Marko Mäkelä <marko.makela@mariadb.com> writes:
On Fri, Aug 25, 2023 at 10:16 AM Kristian Nielsen via commits <commits@lists.mariadb.org> wrote:
Checksums cannot be pre-computed when binlog encryption is enabled, as
Have you thought about a format change that would address these issues?
What I though about was how to pre-encrypt without a format change. Currently, binlog encryption encrypts each event separately using a nonce built from the binlog file (12 random bytes) and the event (4 bytes of end_log_pos). The end_log_pos is easy, we can just put an increasing counter in there, and then fix the value after decryption. The problem is the per-binlog-file nonce. If a binlog rotation happens between transaction start and commit, we will have encrypted with the wrong nonce. In this case we can decrypt and re-encrypt, assuming most transactions will not span a binlog rotation. Or we could rotate this part of the nonce less often (I don't think anything says it _has_ to be for each binlog rotation). Binlog encryption is not something that I find very useful or interesting. It's one of those features that hurt more than it helps. If it was not there, users would be happy. Now that it's there, they will think they need to use it, and suffer complexity and limitations. Full-disk encryption seems much simpler, more robust, and more complete. But with this patch series, pre-encryption shouldn't be too hard to add. I think it needs input from whoever thinks binlog encryption is useful, since their requirements for the nonce will be needed to decide how to implement it.
In MDEV-14425 https://github.com/MariaDB/server/commit/685d958e38b825ad9829be311f26729cccf... I redesigned the InnoDB log file format in a way that allows checksums to be computed before the final position of the records (the log sequence number of LSN) is known. For encryption, an additional 64-bit nonce will be written; this currently is the LSN at the time the
In binlog we already have the end_log_pos, which is mostly an unused field. It's 32 bit, not sure if that would be considered sufficient for a nonce.

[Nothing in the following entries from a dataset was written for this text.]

template <class Task>
__global__ void __launch_bounds__(kBlock) reset_kernel(EnvPtrs p, int64_t n, uint64_t seed, uint64_t env_base,
                                                       uint64_t k, uint32_t tag, float *obs) {
    __shared__ __align__(16) float s_obs[kBlock * Task::D];
    const int64_t i0 = (int64_t)blockIdx.x * kBlock, i = i0 + threadIdx.x;
    if (i < n) {
        typename Task::State s;
        Task::reset(s, seed, env_base + (uint64_t)i, k, tag);
        Task::store(p.buf, i, s);
        float o[Task::D];
        Task::observe(s, o);
#pragma unroll
        for (int j = 0; j < Task::D; ++j) s_obs[threadIdx.x * Task::D + j] = o[j];
    }
    __syncthreads();
    if (obs) block_store_obs<Task::D, kBlock, false>(s_obs, obs + i0 * Task::D, (int)min((int64_t)kBlock, n - i0));
}

template <class Task>
__global__ void get_state_kernel(EnvPtrs p, int64_t n, typename Task::Wire *aos) {
    const int64_t i = (int64_t)blockIdx.x * blockDim.x + threadIdx.x;
    if (i < n) aos[i] = Task::to_wire(Task::load(p.buf, i));
}
template <class Task>
__global__ void set_state_kernel(EnvPtrs p, int64_t n, const typename Task::Wire *aos) {
    const int64_t i = (int64_t)blockIdx.x * blockDim.x + threadIdx.x;
    if (i < n) Task::store(p.buf, i, Task::from_wire(aos[i]));
}

template <class Task>
__global__ void __launch_bounds__(kBlock)
step_kernel(EnvPtrs p, int64_t n, uint64_t seed, uint64_t env_base, uint64_t step_index,
            const int32_t *__restrict__ actions, float *__restrict__ obs, float *__restrict__ reward,
            uint8_t *__restrict__ done, uint8_t *__restrict__ truncated, float *__restrict__ terminal_obs,
            float *__restrict__ ep_return, int32_t *__restrict__ ep_length, int32_t *n_done, int *err_flag,
            float *__restrict__ compact, int32_t *__restrict__ host_flags, int host_seq, int act_u8,
            const int32_t *ready, int32_t *dev_ready, int chunk_ctas, EnvPtrs shadow) {
    constexpr int D = Task::D;
    __shared__ __align__(16) float s_obs[kBlock * D];
    __shared__ __align__(16) float s_rew[kBlock];
    __shared__ __align__(16) uint8_t s_flag[2 * kBlock];
    const int64_t i0 = (int64_t)blockIdx.x * kBlock, i = i0 + threadIdx.x;
    if (ready) {
// ... 106 lines not shown
template <class Task>
__global__ void __launch_bounds__(kRollBlock)
rollout_random_kernel(EnvPtrs p, int64_t n, uint64_t seed, uint64_t env_base, uint64_t step0, int T,
                      float *__restrict__ obs_buf, int32_t *__restrict__ act_buf, float *__restrict__ rew_buf,
                      uint8_t *__restrict__ done_buf) {
    constexpr int D = Task::D, BLOCK = kRollBlock;
    constexpr bool STAGED = (D != 4);
    constexpr int NVEC = BLOCK * D / 4;
    __shared__ __align__(16) float s_obs[STAGED ? 2 * BLOCK * D : 4];
    const int64_t i0 = (int64_t)blockIdx.x * BLOCK, i = i0 + threadIdx.x;
    const bool active = i < n;
    const int valid = (int)min((int64_t)BLOCK, n - i0);
    const uint64_t env_id = env_base + (uint64_t)i;
    const int64_t row_floats = n * D;
    const bool vec_ok = obs_buf && valid == BLOCK && ((reinterpret_cast<uintptr_t>(obs_buf + i0 * D) & 15u) == 0) &&
                        ((row_floats & 3) == 0);
    const typename Task::Consts cst = Task::load_consts();
    typename Task::State s;
    TmlaActionStream as;
    if (active) {
        s = Task::load(p.buf, i);
        as.seek(seed, env_id, step0, Task::A);
    }
    float *orow = obs_buf ? obs_buf + i0 * D : nullptr;
    int64_t off = i;
    for (int t = 0; t < T; ++t) {
        const uint64_t k = step0 + (uint64_t)t;
        float *stage = STAGED ? s_obs + (t & 1) * BLOCK * D : s_obs;
        if (active) {
            float o[D];
            Task::observe(s, o);
            if (STAGED) stage_obs<D>(stage, o);
            else if (obs_buf) {
                float *dst = obs_buf + off * 4;
                if ((reinterpret_cast<uintptr_t>(obs_buf) & 15u) == 0) st_stream_f4(reinterpret_cast<float4 *>(dst), make_float4(o[0], o[1], o[2], o[3]));
                else { dst[0] = o[0]; dst[1] = o[1]; dst[2] = o[2]; dst[3] = o[3]; }
            }
            const int a = as.next(seed, env_id, step0, (uint32_t)t, Task::A);
            float r; bool term, trunc;
            Task::step(cst, s, a, r, term, trunc);
            s.ep_ret = __fadd_rn(s.ep_ret, r);
            const bool d = term || trunc;
            if (act_buf) __stcs(act_buf + off, a);
            if (rew_buf) __stcs(rew_buf + off, r);
            if (done_buf) __stcs(done_buf + off, (uint8_t)(d ? 1 : 0));
            if (d) Task::reset(s, seed, env_id, k + 1, TMLA_TAG_RESET);
        }
        if (STAGED) {
            __syncthreads();
            if (vec_ok) {
                const float4 *s4 = reinterpret_cast<const float4 *>(stage);
                float4 *d4 = reinterpret_cast<float4 *>(orow);
#pragma unroll
                for (int v = 0; v < (NVEC + BLOCK - 1) / BLOCK; ++v) {
                    const int e = v * BLOCK + threadIdx.x;
                    if ((v + 1) * BLOCK <= NVEC || e < NVEC) st_stream_f4(d4 + e, s4[e]);
                }
            } else if (obs_buf) {
                block_store_obs<D, BLOCK, true>(stage, orow, valid);
            }
            if (orow) orow += row_floats;
        }
        off += n;
    }
    if (active) Task::store(p.buf, i, s);
}

#ifndef TMLA_SPARE_EVERY
#define TMLA_SPARE_EVERY 64
#endif
static constexpr int kSpareEvery = TMLA_SPARE_EVERY;
#ifndef TMLA_ROLLOUT_UNROLL
#define TMLA_ROLLOUT_UNROLL 2
#endif
static constexpr int kRollUnroll = TMLA_ROLLOUT_UNROLL;
static_assert(kSpareEvery % 16 == 0 && ((kSpareEvery / 16) & (kSpareEvery / 16 - 1)) == 0, "a power-of-two number of action blocks");
static_assert(16 % kRollUnroll == 0, "the unrolled step loop covers whole action blocks");

template <class Task>
__device__ __noinline__ typename Task::Spare draw_spare(uint64_t seed, uint64_t env_id, uint32_t episode) {
    return Task::draw(seed, env_id, episode, TMLA_TAG_RESET);
}

template <class Task>
__global__ void __launch_bounds__(kRollBlock)
rollout_fast_kernel(EnvPtrs p, uint32_t n, uint64_t seed, uint64_t env_base, uint64_t step0, int T,
                    float4 *__restrict__ obs4, int32_t *__restrict__ act_buf, float *__restrict__ rew_buf,
                    uint8_t *__restrict__ done_buf) {
    constexpr int D = Task::D, BLOCK = kRollBlock, NVEC = BLOCK * D / 4;
    static_assert(Task::A <= 16, "actions are packed as 4-bit digits");
    constexpr bool DIRECT = (D == 6);
    constexpr bool STAGED = (D != 4) && !DIRECT;
    static_assert((BLOCK * D) % 4 == 0, "block rows must be whole float4s");
    __shared__ __align__(16) float s_stage[STAGED ? 2 * BLOCK * D : 4];
    const uint32_t tid = threadIdx.x, i = blockIdx.x * BLOCK + tid;
    const uint64_t env_id = env_base + (uint64_t)i;
    const typename Task::Consts cst = Task::load_consts();
    typename Task::State s = Task::load(p.buf, i);
    float *orow = reinterpret_cast<float *>(obs4) + (size_t)i * D;
    float4 *vrow = obs4 + blockIdx.x * NVEC + tid;
    int32_t *arow = act_buf + i;
    float *rrow = rew_buf + i;
    uint8_t *drow = done_buf + i;
    const uint32_t rowfloats = n * D;
    uint32_t sb = 0;
    [[maybe_unused]] typename Task::Spare sp;
    [[maybe_unused]] bool have_spare = false;
    auto step = [&](uint64_t digits, uint32_t j, uint64_t kb) {
        float o[D];
        Task::observe(s, o);
        if constexpr (STAGED) {
            if constexpr (D % 2 == 0) {
                float2 *s2 = reinterpret_cast<float2 *>(s_stage + sb + tid * D);
#pragma unroll
                for (int q = 0; q < D / 2; ++q) s2[q] = make_float2(o[2 * q], o[2 * q + 1]);
            } else {
#pragma unroll
                for (int q = 0; q < D; ++q) s_stage[sb + tid * D + q] = o[q];
            }
        } else if constexpr (DIRECT) {
            float2 *d2 = reinterpret_cast<float2 *>(orow);
#pragma unroll
            for (int q = 0; q < D / 2; ++q) __stcs(d2 + q, make_float2(o[2 * q], o[2 * q + 1]));
        } else {
            st_stream_f4(reinterpret_cast<float4 *>(orow), make_float4(o[0], o[1], o[2], o[3]));
        }
        const int a = (int)((uint32_t)(digits >> (4 * j)) & 15u);
        float r; bool term, trunc;
        Task::step(cst, s, a, r, term, trunc);
        s.ep_ret = __fadd_rn(s.ep_ret, r);
        const bool d = term || trunc;
        __stcs(arow, a);
        __stcs(rrow, r);
        __stcs(drow, (uint8_t)(d ? 1 : 0));
        if (d) {
            if constexpr (Task::HAS_SPARE) {
                const uint32_t e = Task::next_episode(s);
                if (!have_spare) sp = draw_spare<Task>(seed, env_id, e);
                Task::begin_episode(s, sp, e);
                have_spare = false;
            } else {
                Task::reset(s, seed, env_id, kb + j + 1, TMLA_TAG_RESET);
            }
        }
        if constexpr (STAGED) {
            if constexpr (BLOCK == 32) __syncwarp(); else __syncthreads();
            const float4 *s4 = reinterpret_cast<const float4 *>(s_stage + sb);
#pragma unroll
            for (int v = 0; v < (NVEC + BLOCK - 1) / BLOCK; ++v) {
                const int e = v * BLOCK + tid;
                if ((v + 1) * BLOCK <= NVEC || e < NVEC) st_stream_f4(vrow + v * BLOCK, s4[e]);
            }
            sb ^= BLOCK * D;
            vrow += rowfloats / 4;
        } else {
            orow += rowfloats;
        }
        arow += n; rrow += n; drow += n;
    };
    uint64_t kb = step0 & ~(uint64_t)15;
    uint32_t j = (uint32_t)step0 & 15u;
    uint32_t left = (uint32_t)T;
    for (uint32_t nb = 0; left != 0; ++nb, kb += 16, j = 0) {
        const uint64_t digits = TmlaActionStream::block_digits(seed, env_id, kb >> 4, Task::A);
        if constexpr (Task::HAS_SPARE) {
            if ((nb & (kSpareEvery / 16 - 1)) == 0 && !have_spare) {
                sp = Task::draw(seed, env_id, Task::next_episode(s), TMLA_TAG_RESET);
                have_spare = true;
            }
        }
        if (j == 0 && left >= 16) {
#pragma unroll kRollUnroll
            for (uint32_t q = 0; q < 16; ++q) step(digits, q, kb);
            left -= 16;
        } else {
            const uint32_t je = min(16u, j + left);
            left -= je - j;
#pragma unroll 1
            for (; j < je; ++j) step(digits, j, kb);
        }
    }
    Task::store(p.buf, i, s);
}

Thanks to MDEV-27774, not only InnoDB computes checksums while not holding any mutex, but multiple threads can copy their mini-transactions to the shared log_sys.buf while holding a shared
For the binlog, the stmt/trx caches are written directly to the binlog file under LOCK_log, from a single thread serving multiple pending transactions. I somehow doubt that this is a current scalability bottleneck, something that would be interesting to investigate though. It also seems doubtful that the kernel would scale with multiple threads appending to a file concurrently. The binlog is a very naive implementation and not well designed for a scalable transaction log currently. I think the InnoDB redo log is somewhat different here.
+/* Convenience macros since ulong is 32 or 64 bit depending on platform. */ +#if SIZEOF_LONG == 4 +#define my_atomic_storeul(P, D) my_atomic_store32((int32 volatile *)(P), (D))
In all currently supported MariaDB Server versions, C++11 is available. Is there a particular reason why you would not use std::atomic<size_t> here?
Yes. The binlog_checksum_options variable needs to be of ulong type to be usable with the MYSQL_SYSVAR_ENUM() macro to define the --binlog-checksum configuration option. As far as I could determine, std::atomic does not provide any non-atomic access to the underlying storage location to obtain the ulong * required. The alternative would be to change the implementation of the --binlog-checksum sysvar to somehow allow a std::atomic as the backing store. I thought this was more complex and out of scope of this task, but don't have a strong opinion one way or the other. (The ulong type and sys_var was always a source of grief, with ulong being different size on different platforms and so on). - Kristian.